(Saved entries)
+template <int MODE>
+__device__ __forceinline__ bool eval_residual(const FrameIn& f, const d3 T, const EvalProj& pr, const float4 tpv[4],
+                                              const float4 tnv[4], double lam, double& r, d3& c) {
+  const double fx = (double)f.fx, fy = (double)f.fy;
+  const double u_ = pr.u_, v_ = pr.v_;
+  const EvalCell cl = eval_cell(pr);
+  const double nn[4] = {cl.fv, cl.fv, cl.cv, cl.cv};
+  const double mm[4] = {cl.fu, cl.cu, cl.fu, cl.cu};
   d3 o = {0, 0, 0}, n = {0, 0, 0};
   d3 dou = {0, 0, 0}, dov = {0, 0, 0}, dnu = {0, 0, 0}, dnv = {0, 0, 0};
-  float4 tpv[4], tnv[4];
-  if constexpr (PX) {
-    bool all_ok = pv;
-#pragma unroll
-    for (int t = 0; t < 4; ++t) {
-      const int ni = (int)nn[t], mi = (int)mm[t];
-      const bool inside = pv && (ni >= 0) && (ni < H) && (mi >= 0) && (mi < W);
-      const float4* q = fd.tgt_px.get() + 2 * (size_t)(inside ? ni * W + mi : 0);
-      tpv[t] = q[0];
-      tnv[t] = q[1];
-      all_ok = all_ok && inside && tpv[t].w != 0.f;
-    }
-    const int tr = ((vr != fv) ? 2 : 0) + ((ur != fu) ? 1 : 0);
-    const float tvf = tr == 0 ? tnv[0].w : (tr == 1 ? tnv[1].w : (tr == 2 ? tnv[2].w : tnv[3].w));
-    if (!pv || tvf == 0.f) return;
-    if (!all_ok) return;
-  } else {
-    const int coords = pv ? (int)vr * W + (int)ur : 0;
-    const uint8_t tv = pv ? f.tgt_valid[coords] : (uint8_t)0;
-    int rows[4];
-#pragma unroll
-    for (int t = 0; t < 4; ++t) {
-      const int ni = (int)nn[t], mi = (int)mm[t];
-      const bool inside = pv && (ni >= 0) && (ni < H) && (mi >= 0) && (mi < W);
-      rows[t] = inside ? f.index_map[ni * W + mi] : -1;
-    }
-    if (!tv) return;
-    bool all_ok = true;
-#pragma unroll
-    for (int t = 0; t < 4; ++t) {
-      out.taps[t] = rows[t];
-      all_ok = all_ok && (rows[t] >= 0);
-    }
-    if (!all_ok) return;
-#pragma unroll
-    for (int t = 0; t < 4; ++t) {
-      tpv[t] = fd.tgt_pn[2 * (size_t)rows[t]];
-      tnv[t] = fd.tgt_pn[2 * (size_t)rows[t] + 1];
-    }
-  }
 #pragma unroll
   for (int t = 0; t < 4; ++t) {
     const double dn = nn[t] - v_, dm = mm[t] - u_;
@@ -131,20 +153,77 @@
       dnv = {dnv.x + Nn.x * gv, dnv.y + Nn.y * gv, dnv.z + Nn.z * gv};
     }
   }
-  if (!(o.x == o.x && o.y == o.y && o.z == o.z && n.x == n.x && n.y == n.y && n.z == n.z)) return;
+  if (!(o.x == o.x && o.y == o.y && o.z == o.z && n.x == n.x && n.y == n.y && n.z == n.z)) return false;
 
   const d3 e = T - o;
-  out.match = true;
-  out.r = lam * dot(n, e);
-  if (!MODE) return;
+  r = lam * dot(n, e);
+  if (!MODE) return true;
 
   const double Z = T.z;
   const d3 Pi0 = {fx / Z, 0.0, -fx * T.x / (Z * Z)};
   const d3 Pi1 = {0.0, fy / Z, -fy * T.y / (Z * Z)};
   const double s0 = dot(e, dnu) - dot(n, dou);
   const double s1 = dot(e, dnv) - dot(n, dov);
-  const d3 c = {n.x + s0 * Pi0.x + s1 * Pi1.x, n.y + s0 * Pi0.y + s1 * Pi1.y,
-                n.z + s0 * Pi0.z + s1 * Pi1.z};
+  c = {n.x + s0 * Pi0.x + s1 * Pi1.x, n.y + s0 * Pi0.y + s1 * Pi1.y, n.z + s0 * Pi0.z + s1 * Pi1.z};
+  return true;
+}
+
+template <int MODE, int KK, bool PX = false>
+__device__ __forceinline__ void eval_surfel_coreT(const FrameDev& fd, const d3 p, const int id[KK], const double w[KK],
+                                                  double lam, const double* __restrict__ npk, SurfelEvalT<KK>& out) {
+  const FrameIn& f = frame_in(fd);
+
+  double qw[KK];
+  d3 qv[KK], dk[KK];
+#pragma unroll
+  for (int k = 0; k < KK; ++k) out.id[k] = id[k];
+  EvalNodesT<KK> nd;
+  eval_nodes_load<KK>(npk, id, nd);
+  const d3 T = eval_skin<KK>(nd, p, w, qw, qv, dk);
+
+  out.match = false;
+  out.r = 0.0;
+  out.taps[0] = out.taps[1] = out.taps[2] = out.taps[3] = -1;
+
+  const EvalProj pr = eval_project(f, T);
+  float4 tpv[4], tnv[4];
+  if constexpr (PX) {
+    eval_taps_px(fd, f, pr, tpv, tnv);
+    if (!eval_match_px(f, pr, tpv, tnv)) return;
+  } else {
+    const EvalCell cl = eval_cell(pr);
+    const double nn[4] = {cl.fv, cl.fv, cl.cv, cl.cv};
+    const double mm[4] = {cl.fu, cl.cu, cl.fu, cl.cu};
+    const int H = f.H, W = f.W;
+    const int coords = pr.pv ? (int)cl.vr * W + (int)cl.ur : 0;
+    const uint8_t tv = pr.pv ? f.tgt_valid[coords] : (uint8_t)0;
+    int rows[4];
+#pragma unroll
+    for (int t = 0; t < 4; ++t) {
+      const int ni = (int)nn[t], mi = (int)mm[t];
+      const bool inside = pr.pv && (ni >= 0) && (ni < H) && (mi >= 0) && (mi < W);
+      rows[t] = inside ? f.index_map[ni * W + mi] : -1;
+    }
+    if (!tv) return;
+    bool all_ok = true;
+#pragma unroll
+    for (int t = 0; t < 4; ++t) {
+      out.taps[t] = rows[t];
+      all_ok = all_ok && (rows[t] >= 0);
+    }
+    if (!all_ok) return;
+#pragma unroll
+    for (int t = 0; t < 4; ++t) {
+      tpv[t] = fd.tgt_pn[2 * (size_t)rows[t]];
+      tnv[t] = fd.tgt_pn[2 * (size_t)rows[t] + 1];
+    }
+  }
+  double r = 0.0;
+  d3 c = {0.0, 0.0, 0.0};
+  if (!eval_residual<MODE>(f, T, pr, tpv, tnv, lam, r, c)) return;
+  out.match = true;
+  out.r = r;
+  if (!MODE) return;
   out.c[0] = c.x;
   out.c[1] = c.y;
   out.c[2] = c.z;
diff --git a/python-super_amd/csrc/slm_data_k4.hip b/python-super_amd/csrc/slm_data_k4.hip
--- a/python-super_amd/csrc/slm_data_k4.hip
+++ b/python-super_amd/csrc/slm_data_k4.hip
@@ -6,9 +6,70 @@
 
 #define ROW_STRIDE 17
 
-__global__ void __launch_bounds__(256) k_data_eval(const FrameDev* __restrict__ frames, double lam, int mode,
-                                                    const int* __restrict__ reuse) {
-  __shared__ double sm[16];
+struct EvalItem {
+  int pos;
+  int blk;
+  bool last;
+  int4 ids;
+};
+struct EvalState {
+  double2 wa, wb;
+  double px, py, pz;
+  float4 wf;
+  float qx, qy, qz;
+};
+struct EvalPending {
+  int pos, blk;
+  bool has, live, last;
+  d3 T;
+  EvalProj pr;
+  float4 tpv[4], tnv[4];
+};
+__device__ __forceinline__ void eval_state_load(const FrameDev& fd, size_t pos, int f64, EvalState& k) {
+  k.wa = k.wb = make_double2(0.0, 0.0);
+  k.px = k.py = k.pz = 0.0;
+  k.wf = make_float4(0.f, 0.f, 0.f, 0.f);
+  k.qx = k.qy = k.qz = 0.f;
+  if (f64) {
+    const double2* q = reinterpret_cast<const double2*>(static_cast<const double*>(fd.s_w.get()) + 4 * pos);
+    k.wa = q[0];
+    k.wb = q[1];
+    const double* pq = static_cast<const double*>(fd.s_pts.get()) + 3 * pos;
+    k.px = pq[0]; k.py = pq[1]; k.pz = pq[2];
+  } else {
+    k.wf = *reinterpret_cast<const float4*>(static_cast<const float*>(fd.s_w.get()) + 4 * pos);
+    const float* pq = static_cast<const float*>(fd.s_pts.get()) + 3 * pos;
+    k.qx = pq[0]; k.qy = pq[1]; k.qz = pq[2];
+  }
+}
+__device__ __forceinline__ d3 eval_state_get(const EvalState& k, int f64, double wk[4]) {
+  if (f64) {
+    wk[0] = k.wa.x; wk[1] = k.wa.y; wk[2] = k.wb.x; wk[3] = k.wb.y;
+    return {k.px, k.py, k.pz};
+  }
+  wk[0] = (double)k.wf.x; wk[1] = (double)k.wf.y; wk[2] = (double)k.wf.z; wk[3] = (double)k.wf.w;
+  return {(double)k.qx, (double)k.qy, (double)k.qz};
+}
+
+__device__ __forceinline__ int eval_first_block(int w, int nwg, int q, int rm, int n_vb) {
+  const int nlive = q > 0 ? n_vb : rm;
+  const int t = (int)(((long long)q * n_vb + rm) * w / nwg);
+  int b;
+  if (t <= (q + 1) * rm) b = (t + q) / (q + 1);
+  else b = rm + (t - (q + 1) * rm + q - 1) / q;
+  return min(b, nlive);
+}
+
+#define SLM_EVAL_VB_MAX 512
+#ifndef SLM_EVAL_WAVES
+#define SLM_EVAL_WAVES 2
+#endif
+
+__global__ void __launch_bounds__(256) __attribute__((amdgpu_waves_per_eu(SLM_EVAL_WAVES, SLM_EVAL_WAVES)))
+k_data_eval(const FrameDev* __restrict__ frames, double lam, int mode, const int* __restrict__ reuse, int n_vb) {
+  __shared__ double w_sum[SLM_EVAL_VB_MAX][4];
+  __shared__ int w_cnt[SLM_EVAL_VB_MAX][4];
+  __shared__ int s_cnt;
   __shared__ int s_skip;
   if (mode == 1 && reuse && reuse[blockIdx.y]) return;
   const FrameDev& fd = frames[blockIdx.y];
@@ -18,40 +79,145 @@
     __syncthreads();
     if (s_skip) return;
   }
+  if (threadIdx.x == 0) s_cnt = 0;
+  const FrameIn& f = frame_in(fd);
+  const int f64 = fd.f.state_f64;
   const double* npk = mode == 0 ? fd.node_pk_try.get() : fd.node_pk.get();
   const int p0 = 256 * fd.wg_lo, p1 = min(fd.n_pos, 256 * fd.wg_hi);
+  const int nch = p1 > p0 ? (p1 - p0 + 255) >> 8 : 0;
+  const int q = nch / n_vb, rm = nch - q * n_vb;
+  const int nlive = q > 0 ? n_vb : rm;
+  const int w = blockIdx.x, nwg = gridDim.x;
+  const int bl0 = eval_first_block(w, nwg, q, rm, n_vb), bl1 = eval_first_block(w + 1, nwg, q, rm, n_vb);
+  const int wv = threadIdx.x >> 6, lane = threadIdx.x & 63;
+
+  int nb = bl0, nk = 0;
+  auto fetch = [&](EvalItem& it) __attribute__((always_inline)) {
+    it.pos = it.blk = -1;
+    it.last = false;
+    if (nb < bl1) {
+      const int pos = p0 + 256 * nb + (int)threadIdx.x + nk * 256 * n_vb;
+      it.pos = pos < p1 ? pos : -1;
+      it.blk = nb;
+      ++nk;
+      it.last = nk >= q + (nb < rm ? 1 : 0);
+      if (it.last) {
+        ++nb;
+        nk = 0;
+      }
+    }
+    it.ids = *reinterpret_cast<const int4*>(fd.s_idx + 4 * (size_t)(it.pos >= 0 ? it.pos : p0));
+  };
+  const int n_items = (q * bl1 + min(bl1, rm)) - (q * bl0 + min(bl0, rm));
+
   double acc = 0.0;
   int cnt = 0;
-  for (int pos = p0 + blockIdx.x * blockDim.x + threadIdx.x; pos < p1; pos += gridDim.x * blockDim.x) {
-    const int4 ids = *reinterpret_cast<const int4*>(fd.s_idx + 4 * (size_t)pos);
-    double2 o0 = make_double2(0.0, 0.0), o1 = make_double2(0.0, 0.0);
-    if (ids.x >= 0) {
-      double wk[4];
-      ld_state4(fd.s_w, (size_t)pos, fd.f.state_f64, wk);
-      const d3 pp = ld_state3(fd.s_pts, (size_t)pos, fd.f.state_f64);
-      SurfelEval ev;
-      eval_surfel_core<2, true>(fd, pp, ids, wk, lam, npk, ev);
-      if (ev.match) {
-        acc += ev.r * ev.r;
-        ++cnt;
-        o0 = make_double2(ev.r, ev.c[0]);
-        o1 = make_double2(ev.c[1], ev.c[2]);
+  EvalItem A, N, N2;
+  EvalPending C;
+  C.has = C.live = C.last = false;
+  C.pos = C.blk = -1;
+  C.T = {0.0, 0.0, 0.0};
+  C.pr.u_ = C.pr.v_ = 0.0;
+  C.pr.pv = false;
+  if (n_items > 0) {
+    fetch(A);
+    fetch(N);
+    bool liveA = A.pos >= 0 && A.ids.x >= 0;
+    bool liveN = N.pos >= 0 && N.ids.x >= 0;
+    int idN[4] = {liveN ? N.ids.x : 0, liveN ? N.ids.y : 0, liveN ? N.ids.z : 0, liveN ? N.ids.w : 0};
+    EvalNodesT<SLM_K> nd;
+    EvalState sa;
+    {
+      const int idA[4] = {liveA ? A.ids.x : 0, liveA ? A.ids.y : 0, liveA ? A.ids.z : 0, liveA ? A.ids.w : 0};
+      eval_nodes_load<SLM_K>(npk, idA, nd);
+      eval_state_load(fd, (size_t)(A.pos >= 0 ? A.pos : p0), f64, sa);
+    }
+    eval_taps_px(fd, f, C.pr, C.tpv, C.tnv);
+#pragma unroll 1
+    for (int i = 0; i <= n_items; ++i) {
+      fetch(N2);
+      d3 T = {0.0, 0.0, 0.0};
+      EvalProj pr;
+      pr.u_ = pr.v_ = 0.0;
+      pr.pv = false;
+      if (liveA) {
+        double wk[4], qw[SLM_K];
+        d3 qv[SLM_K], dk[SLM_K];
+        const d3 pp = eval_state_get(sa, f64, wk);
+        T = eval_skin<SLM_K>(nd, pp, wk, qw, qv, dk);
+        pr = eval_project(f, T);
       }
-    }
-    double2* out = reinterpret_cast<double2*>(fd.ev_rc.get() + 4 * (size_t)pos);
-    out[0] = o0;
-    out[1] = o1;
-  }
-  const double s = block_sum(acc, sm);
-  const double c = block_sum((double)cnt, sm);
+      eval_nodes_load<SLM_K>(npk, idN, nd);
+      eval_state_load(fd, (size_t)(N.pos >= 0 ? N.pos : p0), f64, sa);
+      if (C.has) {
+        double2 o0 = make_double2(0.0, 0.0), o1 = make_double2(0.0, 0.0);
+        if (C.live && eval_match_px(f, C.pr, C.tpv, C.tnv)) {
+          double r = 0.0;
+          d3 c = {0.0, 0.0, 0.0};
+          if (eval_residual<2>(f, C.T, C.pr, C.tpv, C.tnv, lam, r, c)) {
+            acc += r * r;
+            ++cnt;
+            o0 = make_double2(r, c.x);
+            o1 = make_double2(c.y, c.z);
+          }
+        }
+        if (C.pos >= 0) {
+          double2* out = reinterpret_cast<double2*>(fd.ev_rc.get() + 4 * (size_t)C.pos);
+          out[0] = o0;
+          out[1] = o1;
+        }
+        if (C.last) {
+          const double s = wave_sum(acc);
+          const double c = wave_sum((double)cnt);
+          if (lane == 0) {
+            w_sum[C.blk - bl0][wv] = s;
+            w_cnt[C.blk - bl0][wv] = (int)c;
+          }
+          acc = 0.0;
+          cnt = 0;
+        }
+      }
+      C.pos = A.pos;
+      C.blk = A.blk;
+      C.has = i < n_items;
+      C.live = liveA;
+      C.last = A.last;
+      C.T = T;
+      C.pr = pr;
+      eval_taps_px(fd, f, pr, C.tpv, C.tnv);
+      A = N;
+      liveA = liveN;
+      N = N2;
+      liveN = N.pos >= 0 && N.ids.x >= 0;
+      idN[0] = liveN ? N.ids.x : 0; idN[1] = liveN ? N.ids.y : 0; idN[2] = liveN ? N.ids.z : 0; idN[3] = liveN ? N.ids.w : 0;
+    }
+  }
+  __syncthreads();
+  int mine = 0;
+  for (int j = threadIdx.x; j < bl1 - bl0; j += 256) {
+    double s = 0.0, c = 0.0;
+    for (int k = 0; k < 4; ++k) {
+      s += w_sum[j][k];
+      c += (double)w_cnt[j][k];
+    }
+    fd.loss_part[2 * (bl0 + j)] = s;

* * *

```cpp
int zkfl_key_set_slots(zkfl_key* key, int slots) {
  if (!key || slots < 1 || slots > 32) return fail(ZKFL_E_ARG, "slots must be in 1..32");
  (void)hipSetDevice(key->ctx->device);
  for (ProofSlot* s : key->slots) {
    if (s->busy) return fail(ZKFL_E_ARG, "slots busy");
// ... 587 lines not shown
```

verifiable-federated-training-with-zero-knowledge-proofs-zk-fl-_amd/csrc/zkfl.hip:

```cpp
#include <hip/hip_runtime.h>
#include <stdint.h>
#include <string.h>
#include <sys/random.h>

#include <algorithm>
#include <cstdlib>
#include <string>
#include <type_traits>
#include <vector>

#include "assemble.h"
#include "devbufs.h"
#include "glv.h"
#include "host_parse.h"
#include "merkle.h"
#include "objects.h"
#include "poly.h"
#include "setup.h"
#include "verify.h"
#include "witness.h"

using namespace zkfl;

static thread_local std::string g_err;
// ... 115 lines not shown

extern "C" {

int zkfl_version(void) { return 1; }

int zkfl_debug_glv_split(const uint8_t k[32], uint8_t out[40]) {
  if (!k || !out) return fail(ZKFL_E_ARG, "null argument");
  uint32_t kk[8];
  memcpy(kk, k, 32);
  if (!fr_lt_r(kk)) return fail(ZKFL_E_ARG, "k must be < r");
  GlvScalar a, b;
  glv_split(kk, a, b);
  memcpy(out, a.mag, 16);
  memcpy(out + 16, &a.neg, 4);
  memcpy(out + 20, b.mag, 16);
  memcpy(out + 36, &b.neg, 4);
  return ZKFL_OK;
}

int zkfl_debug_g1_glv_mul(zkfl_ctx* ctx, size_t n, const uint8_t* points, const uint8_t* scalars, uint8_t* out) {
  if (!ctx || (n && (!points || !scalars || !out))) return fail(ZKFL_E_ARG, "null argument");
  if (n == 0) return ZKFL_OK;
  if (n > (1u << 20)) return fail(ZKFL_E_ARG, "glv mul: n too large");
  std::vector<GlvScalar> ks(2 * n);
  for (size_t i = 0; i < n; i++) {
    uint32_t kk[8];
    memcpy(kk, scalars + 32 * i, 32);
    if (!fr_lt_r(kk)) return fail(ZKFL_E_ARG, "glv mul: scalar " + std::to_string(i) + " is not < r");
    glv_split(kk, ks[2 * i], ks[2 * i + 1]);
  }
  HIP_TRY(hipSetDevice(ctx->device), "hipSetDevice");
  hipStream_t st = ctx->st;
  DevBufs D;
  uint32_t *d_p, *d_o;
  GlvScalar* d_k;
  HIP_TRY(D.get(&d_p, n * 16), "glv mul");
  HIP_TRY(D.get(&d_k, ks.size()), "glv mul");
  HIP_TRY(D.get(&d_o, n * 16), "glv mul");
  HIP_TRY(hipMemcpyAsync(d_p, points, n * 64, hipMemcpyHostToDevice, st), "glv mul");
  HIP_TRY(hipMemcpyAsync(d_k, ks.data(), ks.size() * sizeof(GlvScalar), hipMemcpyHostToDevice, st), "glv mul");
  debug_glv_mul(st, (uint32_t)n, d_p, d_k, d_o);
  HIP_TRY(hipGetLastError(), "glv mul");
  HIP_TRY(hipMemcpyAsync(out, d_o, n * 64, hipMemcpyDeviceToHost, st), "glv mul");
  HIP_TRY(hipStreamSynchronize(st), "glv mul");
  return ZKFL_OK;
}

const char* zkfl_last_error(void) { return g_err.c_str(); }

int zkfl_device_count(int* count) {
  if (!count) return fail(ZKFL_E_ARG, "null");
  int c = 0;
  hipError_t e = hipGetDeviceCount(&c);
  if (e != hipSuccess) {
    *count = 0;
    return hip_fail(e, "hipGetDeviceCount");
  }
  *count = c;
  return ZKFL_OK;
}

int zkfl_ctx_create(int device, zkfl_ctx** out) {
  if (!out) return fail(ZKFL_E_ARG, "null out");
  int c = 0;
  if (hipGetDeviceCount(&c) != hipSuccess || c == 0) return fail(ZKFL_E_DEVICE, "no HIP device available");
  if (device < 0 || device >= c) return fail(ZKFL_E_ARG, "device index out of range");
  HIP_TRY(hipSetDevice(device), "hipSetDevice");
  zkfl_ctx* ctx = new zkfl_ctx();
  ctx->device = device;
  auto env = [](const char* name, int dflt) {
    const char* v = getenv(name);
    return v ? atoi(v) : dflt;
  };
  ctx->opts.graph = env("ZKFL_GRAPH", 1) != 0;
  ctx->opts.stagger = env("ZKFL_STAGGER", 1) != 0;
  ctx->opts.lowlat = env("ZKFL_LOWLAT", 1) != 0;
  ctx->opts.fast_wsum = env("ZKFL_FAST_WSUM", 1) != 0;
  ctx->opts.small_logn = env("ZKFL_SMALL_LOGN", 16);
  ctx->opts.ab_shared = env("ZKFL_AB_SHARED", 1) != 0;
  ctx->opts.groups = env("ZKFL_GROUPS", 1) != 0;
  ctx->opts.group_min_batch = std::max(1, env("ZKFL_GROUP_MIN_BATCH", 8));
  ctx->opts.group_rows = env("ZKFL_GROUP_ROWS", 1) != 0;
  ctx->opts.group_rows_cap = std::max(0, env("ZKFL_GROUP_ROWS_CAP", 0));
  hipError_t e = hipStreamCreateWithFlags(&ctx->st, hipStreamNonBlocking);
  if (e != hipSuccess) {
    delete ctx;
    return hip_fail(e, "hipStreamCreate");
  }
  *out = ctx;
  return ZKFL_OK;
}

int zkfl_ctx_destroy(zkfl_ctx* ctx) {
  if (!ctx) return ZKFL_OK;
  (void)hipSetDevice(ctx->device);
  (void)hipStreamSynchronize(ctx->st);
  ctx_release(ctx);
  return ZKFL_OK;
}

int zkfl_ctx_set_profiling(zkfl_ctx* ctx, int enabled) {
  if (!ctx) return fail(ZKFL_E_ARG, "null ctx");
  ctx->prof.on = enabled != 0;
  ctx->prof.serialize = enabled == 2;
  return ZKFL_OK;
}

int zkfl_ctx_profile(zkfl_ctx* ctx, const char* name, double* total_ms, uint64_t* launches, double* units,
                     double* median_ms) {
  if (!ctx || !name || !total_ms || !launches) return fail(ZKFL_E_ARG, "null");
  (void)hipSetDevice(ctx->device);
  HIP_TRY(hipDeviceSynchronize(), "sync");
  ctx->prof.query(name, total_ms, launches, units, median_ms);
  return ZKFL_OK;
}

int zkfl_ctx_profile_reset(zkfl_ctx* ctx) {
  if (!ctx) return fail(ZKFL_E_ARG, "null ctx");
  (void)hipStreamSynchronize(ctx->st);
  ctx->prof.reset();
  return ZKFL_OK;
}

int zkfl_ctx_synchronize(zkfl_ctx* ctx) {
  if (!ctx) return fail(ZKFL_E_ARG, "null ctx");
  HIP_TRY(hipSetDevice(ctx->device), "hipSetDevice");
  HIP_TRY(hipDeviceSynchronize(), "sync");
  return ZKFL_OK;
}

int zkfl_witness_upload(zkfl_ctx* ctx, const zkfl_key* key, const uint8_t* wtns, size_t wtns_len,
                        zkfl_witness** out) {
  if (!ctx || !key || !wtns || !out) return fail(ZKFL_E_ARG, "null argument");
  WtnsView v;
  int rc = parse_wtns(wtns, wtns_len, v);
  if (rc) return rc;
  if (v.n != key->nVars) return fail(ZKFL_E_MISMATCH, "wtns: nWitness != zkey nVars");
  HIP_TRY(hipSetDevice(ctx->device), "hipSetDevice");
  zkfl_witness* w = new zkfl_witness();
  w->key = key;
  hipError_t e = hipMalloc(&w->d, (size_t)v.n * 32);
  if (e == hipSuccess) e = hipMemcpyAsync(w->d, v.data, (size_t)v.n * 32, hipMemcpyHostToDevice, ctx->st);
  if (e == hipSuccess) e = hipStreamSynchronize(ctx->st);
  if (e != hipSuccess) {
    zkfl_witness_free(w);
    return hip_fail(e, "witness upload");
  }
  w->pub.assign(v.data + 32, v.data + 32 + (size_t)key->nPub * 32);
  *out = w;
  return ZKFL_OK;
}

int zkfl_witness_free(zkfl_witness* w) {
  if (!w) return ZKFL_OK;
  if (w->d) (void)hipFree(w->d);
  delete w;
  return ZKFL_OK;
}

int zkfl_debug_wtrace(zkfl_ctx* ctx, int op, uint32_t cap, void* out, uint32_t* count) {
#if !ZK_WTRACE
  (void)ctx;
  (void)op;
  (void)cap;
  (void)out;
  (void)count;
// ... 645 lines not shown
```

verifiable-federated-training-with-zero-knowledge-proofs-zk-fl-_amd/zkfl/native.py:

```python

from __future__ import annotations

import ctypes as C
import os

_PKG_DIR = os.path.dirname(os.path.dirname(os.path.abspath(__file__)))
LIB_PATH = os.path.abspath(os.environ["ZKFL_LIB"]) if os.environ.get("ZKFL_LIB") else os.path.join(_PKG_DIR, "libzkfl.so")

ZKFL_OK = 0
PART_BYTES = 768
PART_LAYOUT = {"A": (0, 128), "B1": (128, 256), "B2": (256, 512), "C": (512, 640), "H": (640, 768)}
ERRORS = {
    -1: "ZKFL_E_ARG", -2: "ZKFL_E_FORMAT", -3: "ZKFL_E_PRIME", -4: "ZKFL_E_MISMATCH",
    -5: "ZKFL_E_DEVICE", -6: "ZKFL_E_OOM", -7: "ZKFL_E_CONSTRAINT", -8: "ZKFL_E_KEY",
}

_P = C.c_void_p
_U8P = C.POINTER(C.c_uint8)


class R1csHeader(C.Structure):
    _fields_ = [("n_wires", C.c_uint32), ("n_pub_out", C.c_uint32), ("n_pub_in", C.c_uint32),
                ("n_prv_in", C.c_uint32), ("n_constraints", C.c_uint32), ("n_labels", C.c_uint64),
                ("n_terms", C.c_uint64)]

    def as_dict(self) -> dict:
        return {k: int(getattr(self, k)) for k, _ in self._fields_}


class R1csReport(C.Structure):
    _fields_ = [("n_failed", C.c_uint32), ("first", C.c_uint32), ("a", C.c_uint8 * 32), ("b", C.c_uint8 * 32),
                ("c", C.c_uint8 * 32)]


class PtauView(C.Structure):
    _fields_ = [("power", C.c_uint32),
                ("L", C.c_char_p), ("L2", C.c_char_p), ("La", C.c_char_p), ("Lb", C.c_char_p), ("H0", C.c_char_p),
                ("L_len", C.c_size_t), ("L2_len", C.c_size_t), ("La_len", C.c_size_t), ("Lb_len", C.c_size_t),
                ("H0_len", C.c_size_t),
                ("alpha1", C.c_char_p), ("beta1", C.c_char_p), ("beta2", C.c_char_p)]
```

» Work instructions
Which lines above include the word "units"? Show each one.

» Answer box
int zkfl_ctx_profile(zkfl_ctx* ctx, const char* name, double* total_ms, uint64_t* launches, double* units,
  ctx->prof.query(name, total_ms, launches, units, median_ms);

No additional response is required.